Pero no podía dejar en blanco al forero que me ha despertado un especial amor por la gramática y por mi lengua desde mi primer post.

Tienes una capacidad única para orientar. Es siempre un honor recibir una corrección o sugerencia de tu parte, porque eres un verdadero mentor.

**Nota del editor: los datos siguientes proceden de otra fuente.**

__global__ __launch_bounds__(256, 2) void hop2_kernel(const HopParams p) {
    constexpr int LOG2N = 14, m = 13, M = 1 << m, H = M, T = 256, P = 32, PH = 16;
    constexpr int RES = 512;
    constexpr int SCR = HOP2_XBUF + 8;
    constexpr int T_A = SCR + 32;
    constexpr int T_R = T_A + 256;
    constexpr int T_B = T_R + 256;
    constexpr int T_C = T_B + 16;
    constexpr int T_H = T_C + 24;
    static_assert(T_H + 1024 == HOP2_LDS_FLOAT2, "LDS layout");
    extern __shared__ __attribute__((aligned(16))) float2 lds[];
    const int tid = threadIdx.x;
    const uint32_t run = blockIdx.x % p.runs_per_channel;
    const uint32_t ch = blockIdx.x / p.runs_per_channel;
    const int64_t k_begin = p.hop_first + (int64_t)run * p.run_len;
    int64_t k_end = k_begin + p.run_len;
    if (k_end > p.hop_first + p.hop_count) k_end = p.hop_first + p.hop_count;
    if (k_begin >= k_end) return;
    GF xc = (GF)p.x + (size_t)ch * p.in_stride;
    GF xt = (GF)p.xtail + (size_t)ch * p.tail_stride;
    GFW outc = (GFW)p.out + (size_t)ch * p.out_stride;
    const unsigned lane2 = 2u * (unsigned)tid;
    GV2 wtab = (GV2)p.wtab;
    const uint32_t pitch = p.pitch;

    const int r = tid, rb = tid ? RES - tid : RES / 2;
    const int l4 = tid & 15, uu = tid >> 4;
    const int pos4 = (uu << 9) | l4;
    const int bE1s = f3_idx(((int)(__brev((unsigned)tid) >> 24) << 5));
    const int b4f3 = f3_idx(pos4);
    const int bAr = f3_idx(r), bBr = f3_idx(rb);
    const int bE3a = f3_idx(((int)(__brev((unsigned)r) >> 23) << 4));
    const int bE3b = f3_idx(((int)(__brev((unsigned)rb) >> 23) << 4));
    const int bE4l = f3_idx(tid);

    Stamps st;
    st.init();
    v2f tail[PH];
#pragma unroll
    for (int q = 0; q < PH; ++q) tail[q] = v2f{0.f, 0.f};

    {
        lds[T_A + tid] = ldg2(wtab + tid);
        lds[T_R + tid] = ldg2((GV2)p.rtab + tid);
        if (tid < 16) lds[T_B + tid] = ldg2(wtab + 16 * tid);
        if (tid <= 16) lds[T_C + tid] = ldg2(wtab + 128 * tid);
        __syncthreads();
    }
    float xr0[P], xr1[P];
    auto issue_x = [&](int64_t kk) {
        GF src = hop_src(p, xc, xt, kk);
#pragma unroll
        for (int q = 0; q < P; ++q) {
            xr0[q] = (src + 2 * T * q)[lane2];
            xr1[q] = (src + 2 * T * q)[lane2 + 1];
        }
    };
    auto win_f1 = [&](v2f (&vn)[P]) {
        GF win = per_hop(p.window);
        float wr0[P], wr1[P];
#pragma unroll
        for (int q = 0; q < P; ++q) {
            wr0[q] = (win + 2 * T * q)[lane2];
            wr1[q] = (win + 2 * T * q)[lane2 + 1];
        }
        __builtin_amdgcn_sched_barrier(0);
#pragma unroll
        for (int q = 0; q < P; ++q) vn[brev_c(q, 5)] = v2f{xr0[q], xr1[q]} * v2f{wr0[q], wr1[q]};
        __builtin_amdgcn_sched_barrier(0);
        st.mark(0);
        dit_stages<32, m, 0, 4, 0, false, false>(vn);
        st.mark(1);
    };
    auto epilogue = [&](int64_t kk, v2f (&ve)[P]) {
        GF wsrc = per_hop(p.window);
        float wr0[P], wr1[P];
#pragma unroll
        for (int q = 0; q < P; ++q) {
            wr0[q] = (wsrc + 2 * T * q)[lane2];
            wr1[q] = (wsrc + 2 * T * q)[lane2 + 1];
        }
        __builtin_amdgcn_sched_barrier(0);
#pragma unroll
        for (int q = 0; q < P; ++q) ve[q] *= v2f{wr0[q], wr1[q]};
        __builtin_amdgcn_sched_barrier(0);
        if (kk >= k_begin) {
            const int64_t g0 = kk * (int64_t)H;
            GF esrc = per_hop(p.env);
            const int64_t kq = g0 / pitch;
            const uint32_t kr = (uint32_t)(g0 % pitch);
            GFW dst = outc + (kq - p.out_origin);
            int t2 = tid;
            opaque(t2);
#pragma unroll
            for (int q = 0; q < PH; ++q) {
                const uint32_t i0 = 2u * (uint32_t)(t2 + T * q);
                const v2f er = v2f{(esrc + 2 * T * q)[lane2], (esrc + 2 * T * q)[lane2 + 1]};
                const v2f o = (ve[q] + tail[q]) * er * v2f{p.amp, p.amp};
                const float o0 = o.x, o1 = o.y;
                const uint32_t a0 = kr + i0, a1 = a0 + 1;
                const uint32_t d0 = a0 / pitch, d1 = a1 / pitch;
                if (d0 * pitch == a0) dst[d0] = o0;
                if (d1 * pitch == a1) dst[d1] = o1;
            }
        }
#pragma unroll
        for (int q = 0; q < PH; ++q) tail[q] = ve[q + PH];
        st.mark(21);
    };
    const int64_t k_first = k_begin > 0 ? k_begin - 1 : k_begin;
    v2f vn[P];
    for (int64_t k = k_first; k < k_end; ++k) {
        const PhaseKey key = make_phase_key(p.seed_mixed, p.ch_first + ch, k);
        v2f v[P];
        issue_x(k);
        win_f1(vn);
#pragma unroll
        for (int q = 0; q < P; ++q) lds[bE1s + f3_idx(q)] = to_f2(vn[q]);
        st.mark(2);
        __syncthreads();
        st.mark(3);
#pragma unroll
        for (int q = 0; q < P; ++q) v[q] = xld(lds, b4f3 + f3_idx(q << 4));
        dit_stages<32, m, 5, 8, 4, false, true>(v, to_v(lds[T_B + l4]));
        st.mark(4);
#pragma unroll
        for (int q = 0; q < P; ++q) lds[b4f3 + f3_idx(q << 4)] = to_f2(v[q]);
        st.mark(5);
        __syncthreads();
        st.mark(6);
        v2f va[16], vb[16];
#pragma unroll
        for (int q = 0; q < 16; ++q) {
            va[q] = xld(lds, bAr + f3_idx((RES * q)));
            vb[q] = xld(lds, bBr + f3_idx((RES * q)));
        }
        st.mark(7);
        __syncthreads();
        st.mark(8);
        {
            const v2f wa = to_v(lds[T_A + tid]);
            const v2f k16 = {W32_RE[2], W32_IM[2]};
            v2f wb = vcmul(v2f{wa.x, -wa.y}, k16);
            if (tid == 0) wb = v2f{W32_RE[1], W32_IM[1]};
            dit_stages<16, m, 9, 12, 9, false, true>(va, wa);
            dit_stages<16, m, 9, 12, 9, false, true>(vb, wb);
        }
        st.mark(9);

        if (tid == 0) {
#pragma unroll
            for (int q = 0; q < 16; ++q) {
                lds[SCR + q] = to_f2(va[q]);
                lds[SCR + 16 + q] = to_f2(vb[q]);
            }
        }
        {
            const int rr = r;
            const float2 wr = lds[T_R + tid];
            const uint32_t x0 = (uint32_t)rr * key.mul + key.k0;
            const uint32_t dx = (uint32_t)RES * key.mul;
#pragma unroll
            for (int q = 0; q < 16; ++q) {
                const v2f wrv = to_v(wr);
                const v2f wq = q == 0 ? wrv : (q == 8 ? v2f{wr.y, -wr.x}
                               : vcmul(wrv, v2f{W32_RE[q & 15], W32_IM[q & 15]}));
                v2f VA, VB;
                pair_regs_pk<LOG2N>(va[q], vb[15 - q], wq, x0 + (uint32_t)q * dx, key, VA, VB);
                va[q] = VA;
                vb[15 - q] = VB;
            }
        }
        st.mark(10);
        if (tid < 64) {
            const int i = tid;
            if (i <= 16) {
                int ja, ia, ib;
                if (i == 0) { ja = 0; ia = 0; ib = 0; }
                else if (i <= 7) { ja = RES * i; ia = i; ib = 16 - i; }
                else if (i == 8) { ja = RES * 8; ia = 8; ib = 8; }
                else { ja = RES / 2 + RES * (i - 9); ia = 16 + (i - 9); ib = 16 + 15 - (i - 9); }
                const float2 A = lds[SCR + ia], Bp = lds[SCR + ib];
                const float2 w = lds[T_C + (ja >> 8)];
                float2 VA, VB;
                pair_regs<LOG2N>(A, Bp, w, (uint32_t)ja * key.mul + key.k0, key, VA, VB, ja == 0);
                lds[SCR + ia] = VA;
                if (ib != ia) lds[SCR + ib] = VB;
            }
            if (tid == 0) {
#pragma unroll
                for (int q = 0; q < 16; ++q) {
                    va[q] = to_v(lds[SCR + q]);
                    vb[q] = to_v(lds[SCR + 16 + q]);
                }
            }
        }
        st.mark(11);
        v2f pa[16], pb[16];
#pragma unroll
        for (int q = 0; q < 16; ++q) {
            pa[brev_c(q, 4)] = va[q];
            pb[brev_c(q, 4)] = vb[q];
        }
        dit_stages<16, m, 0, 3, 0, true, false>(pa);
        dit_stages<16, m, 0, 3, 0, true, false>(pb);
        st.mark(12);
#pragma unroll
        for (int q = 0; q < 16; ++q) {
            lds[bE3a + f3_idx(q)] = to_f2(pa[q]);
            lds[bE3b + f3_idx(q)] = to_f2(pb[q]);
        }
        st.mark(13);
        __syncthreads();
        st.mark(14);
#pragma unroll
        for (int q = 0; q < P; ++q) v[q] = xld(lds, b4f3 + f3_idx(q << 4));
        dit_stages<32, m, 4, 8, 4, true, true>(v, to_v(lds[T_B + l4]));
        st.mark(15);
#pragma unroll
        for (int q = 0; q < P; ++q) lds[b4f3 + f3_idx(q << 4)] = to_f2(v[q]);
        st.mark(16);
        __syncthreads();
        st.mark(17);
#pragma unroll
        for (int q = 0; q < P; ++q) v[q] = xld(lds, bE4l + f3_idx((q << 8)));
        st.mark(18);
        __syncthreads();
        st.mark(19);
        dit_stages<32, m, 9, 12, 8, true, true>(v, to_v(lds[T_A + tid]));
        st.mark(20);

        epilogue(k, v);
    }
#if RC_STAMP
    if ((tid & 63) == 0 && p.spec) {
        unsigned *dbg = (unsigned *)p.spec + ((size_t)blockIdx.x * (T / 64) + (tid >> 6)) * 32;
        for (int i = 0; i < 32; ++i) dbg[i] = st.acc[i];
    }
#endif
}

Tu profesión es hermosa, y no sabes la envidia que me da de tus alumnos. Bueno, en realidad soy tu alumno internauta, porque de ti he aprendido mares. Gracias.

Felicitaciones MAESTRO!!!


----------



## frida-nc

Acabo de llegar aquí, pero espero que aceptes mi agradecimiento por la sabiduría y el esmero de tus comentarios, y la ayuda que brindas.  Mis más sinceras felicitaciones para tu celebración.
Saludos y otra vez gracias,
frida-nc


----------



## oriental

Buenos días Lazarus, soy muy nuevito por estos lugares, ando poco por las congrats, pero muchas veces he visto tus aportes.
Y sé -que como los de muchos otros- debo leer con atención y gusto, porque seguramente aprenderé y disfrutaré, y por ello, gracias.

pd.lo del título..." Lazarus, un forero estúpendo, un buen amigo,...",
¿Quien lo escribió, la quinta columna... ?


----------



## ordequin

*Lazarus, caballero español,*
*la gramática su armadura,*
*la sintaxis, como lanza.*
*No muy dado a la chanza,*
*atesora, extensa cultura.*

*Un busto griego ofrecía *
*cual rostro público al foro;*
*la faltas,** de ortografía,*
*le hacían sentir encono,*
*y feroz arremetía*
*corrigiendo a unos y otros.*

*Y ahora que por fín su faz*
*encontraba  familiar,*
*le recomiendo la paz,*
*¡**y nos cambia el avatar!*
*No hará la eventualidad*
*menor aprecio mostrar;*

*Ni será este factor,*
*el que me impida expresar*
*con suficiente loor,*
*¡mi respeto y amistad!*


​


----------



## lazarus1907

¡Muchísimas gracias, ordequin!

¡Eso es lo que yo llamo una dedicatoria!


----------



## Pedro P. Calvo Morcillo

Gracias lazarus. Aprendo mucho contigo. Es un placer leerte, incluso cuando pierdes los nervios... ¡Qué diantres!, cuando afilas la pluma el placer se sublima .


----------



## Cracker Jack

Lazarus es un tío incontenible e imparable.  No parará hasta que alcance el inalcanzable. Jejeje. Muchas gracias.


----------



## lazarus1907

Pedro P. Calvo Morcillo said:
			
		

> Gracias lazarus. Aprendo mucho contigo. Es un placer leerte, incluso cuando pierdes los nervios... ¡Qué diantres!, cuando afilas la pluma el placer se sublima .


Ya no uso pluma: Ahora empuño el florete. Ahora me llaman... ¡el Drazorro!


----------



## KateNicole

Muchas felicidades y gracias por todo lo que me has enseñado.  Tu participación en este foro es indispensable.


----------



## Antpax

Muchas Felicidades, campeón. 

Todos hemos aprendido mucho contigo, y seguiremos aprendiendo espero.

Ant.


----------



## María Madrid

Lamento llegar tan tarde, sobre todo porque eres uno de los foreros a los que más debo y más admiro. Lamento también no tener mi ingenio a la altura de las estupendas dedicatorias que has recibido, es lo que tienen las vueltas de las escapaditas de puente. Only dull people are brilliant at breakfast, que decía Wilde.

Espero que aún así te llegue todo mi agradecimiento por tu ayuda y mi admiración y respeto por tus conocimientos y tu manera excepcional de exponerlos (creo que esto me ha quedado un poco cacofónico). Enhorabuena y un saludo de otra enganchada a tus mensajes.


----------



## Mei

Wow you también llegué tarde... 

Muchas felicidades y muchas gracias por tu ayuda! 

Mei


----------



## VenusEnvy

I'm sure I'm wayyyy late, but warm congrats!


----------



## Cecilio

*ENHORABUENA LAZARUS!*


Por tus 3000 posts y pico.

¡Te mereces un sillón en la Academia!



​


----------